## Task material
int probs_alloc(bmm_chain* c, bool with_matrix) {
    const size_t n = (size_t)c->p.N;
    if (c->bits && !c->generic && !c->fn_emit) {
        const resample_fn fn = lookup(c->form_emit);
        int pe = 0;
        const hipError_t e = kernel_fits(fn, c->form_emit.nt, c->lds_bytes_base, &pe);
        if (e != hipSuccess) return set_err(BMM_E_HIP, "kernel set-up failed: %s", hipGetErrorString(e));
        c->fn_emit = fn;
        c->grid_max_emit = (pe < 1 ? 1 : pe) * c->num_cus;
    }
    if (!c->dWts) HIP_TRY(hipMalloc(&c->dWts, n * c->p.Kc * sizeof(double)));
    if (!c->dWtot) HIP_TRY(hipMalloc(&c->dWtot, n * sizeof(double)));
    if (with_matrix && !c->dProbs) HIP_TRY(hipMalloc(&c->dProbs, n * c->p.K * sizeof(double)));
    if (!c->fn_emit && !c->dScratch) {
        c->scratch_stride = generic_threads(c->p.Kc);
        HIP_TRY(hipMalloc(&c->dScratch, (size_t)c->scratch_stride * c->p.Kc * sizeof(double)));
    }
    return BMM_OK;
}

int launch_reduce_deltas(bmm_chain* c) {
    const int n = c->p.K * c->p.P + c->p.K;
    hipLaunchKernelGGL(k_reduce_deltas, dim3((n + 255) / 256), dim3(256), 0, c->stream, c->p, c->dDNk, c->dDS);
    HIP_TRY(hipGetLastError());
    return BMM_OK;
}

int launch_count_tables(bmm_chain* c) {
    if (c->alloc_on)
        hipLaunchKernelGGL(k_alloc_tables, dim3(c->p.KT), dim3(kCountTablesThreads), 0, c->stream, c->p, c->dNk, c->dS,
                           c->dDNk, c->dDS, (const int32_t*)c->dEaK, c->alloc_a, c->dTab);
    else if (c->temper_on)
        hipLaunchKernelGGL(k_temper_tables, dim3(c->p.KT), dim3(kCountTablesThreads), 0, c->stream, c->p, c->dNk, c->dS,
                           c->dDNk, c->dDS, (const double*)c->dAlpha, c->temper_b, c->dTab);
    else if (c->fs_mask)
        hipLaunchKernelGGL(k_count_tables<true>, dim3(c->p.KT), dim3(kCountTablesThreads), 0, c->stream, c->p, c->dNk, c->dS,
                           c->dDNk, c->dDS, c->dAlpha, c->dTab, (const uint32_t*)c->dFsMask, 0);
    else
        hipLaunchKernelGGL(k_count_tables<false>, dim3(c->p.KT), dim3(kCountTablesThreads), 0, c->stream, c->p, c->dNk, c->dS,
                           c->dDNk, c->dDS, c->dAlpha, c->dTab, (const uint32_t*)nullptr, c->form.pk && !c->generic ? 1 : 0);
    HIP_TRY(hipGetLastError());
    return BMM_OK;
}

int launch_score(bmm_chain* c, ScoreArgs a, bool loo) {
    const ChainParams& p = c->p;
    a.tab = c->dTab;
    if (!explicit_params(p.mode)) {
        double* const tab = loo ? c->dLooTab : c->dPredTab;
// ... 4344 lines not shown
                if (d == ch->slot) return set_err(BMM_E_ARG, "one chain per device here; chains on one device share (bmm_chain_share_data)");
            if (ch->p.N != chains[0]->p.N || ch->p.P != chains[0]->p.P) return set_err(BMM_E_ARG, "the chains differ in N or P");
            devs.push_back(ch->slot);
            int rc = bmm_chain_planes(ch, &bufs[(size_t)c], &words);
            if (rc) return rc;
        }
        int rc = rccl_broadcast_words(devs, bufs, (size_t)words);
        for (int c = 1; c < n_chains && rc == BMM_OK; ++c) rc = bmm_chain_planes_filled(chains[c]);
        return rc;
    });
}

int bmm_multi_selfcheck(int n_devices, const int* devices, int64_t words) {
    return guarded([&]() -> int {
        if (n_devices < 1 || !devices || words < 1) return set_err(BMM_E_ARG, "bad argument");
        std::vector<int> devs(devices, devices + n_devices);
        for (int q = 0; q < n_devices; ++q)
            for (int r2 = 0; r2 < q; ++r2)
                if (devs[(size_t)q] == devs[(size_t)r2]) return set_err(BMM_E_ARG, "devices must be distinct");
        std::vector<uint32_t> pat((size_t)words), got((size_t)words);
        for (int64_t i = 0; i < words; ++i) pat[(size_t)i] = (uint32_t)i * 2654435761u + 12345u;
        std::vector<DevBuf> bufs((size_t)n_devices);
        std::vector<void*> ptrs((size_t)n_devices);
        for (int q = 0; q < n_devices; ++q) {
            HIP_TRY(hipSetDevice(devs[(size_t)q]));
            HIP_TRY(bufs[(size_t)q].alloc((size_t)words * 4));
            ptrs[(size_t)q] = bufs[(size_t)q].p;
            if (q == 0) HIP_TRY(hipMemcpy(ptrs[0], pat.data(), (size_t)words * 4, hipMemcpyHostToDevice));
            else HIP_TRY(hipMemset(ptrs[(size_t)q], 0, (size_t)words * 4));
        }
        if (n_devices == 1) {
            Rccl r;
            int rc = rccl_open(r);
            if (rc) return rc;
            ncclComm_t comm = nullptr;
            ncclResult_t e = r.CommInitAll(&comm, 1, devs.data());
            if (e != ncclSuccess) return set_err(BMM_E_RCCL, "ncclCommInitAll failed: %s", r.GetErrorString(e));
            hipStream_t st = nullptr;
            hipError_t he = hipStreamCreateWithFlags(&st, hipStreamNonBlocking);
            if (he == hipSuccess) {
                e = r.Broadcast(ptrs[0], ptrs[0], (size_t)words, ncclUint32, 0, comm, st);
                he = hipStreamSynchronize(st);
                (void)hipStreamDestroy(st);
            }
            (void)r.CommDestroy(comm);
            if (he != hipSuccess) return set_err(BMM_E_HIP, "self-check stream failed: %s", hipGetErrorString(he));
            if (e != ncclSuccess) return set_err(BMM_E_RCCL, "ncclBroadcast failed: %s", r.GetErrorString(e));
        } else {
            int rc = rccl_broadcast_words(devs, ptrs, (size_t)words);
            if (rc) return rc;
        }
        for (int q = 0; q < n_devices; ++q) {
            HIP_TRY(hipSetDevice(devs[(size_t)q]));
            HIP_TRY(hipMemcpy(got.data(), ptrs[(size_t)q], (size_t)words * 4, hipMemcpyDeviceToHost));
            if (std::memcmp(got.data(), pat.data(), (size_t)words * 4) != 0)
                return set_err(BMM_E_RCCL, "device %d holds different words after the broadcast", devs[(size_t)q]);
        }
        return BMM_OK;
    });
}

## Activity
Extract each line from the entries above that contains the string "ptrs".

## Answer area
        std::vector<void*> ptrs((size_t)n_devices);
            ptrs[(size_t)q] = bufs[(size_t)q].p;
            if (q == 0) HIP_TRY(hipMemcpy(ptrs[0], pat.data(), (size_t)words * 4, hipMemcpyHostToDevice));
            else HIP_TRY(hipMemset(ptrs[(size_t)q], 0, (size_t)words * 4));
                e = r.Broadcast(ptrs[0], ptrs[0], (size_t)words, ncclUint32, 0, comm, st);
            int rc = rccl_broadcast_words(devs, ptrs, (size_t)words);
            HIP_TRY(hipMemcpy(got.data(), ptrs[(size_t)q], (size_t)words * 4, hipMemcpyDeviceToHost));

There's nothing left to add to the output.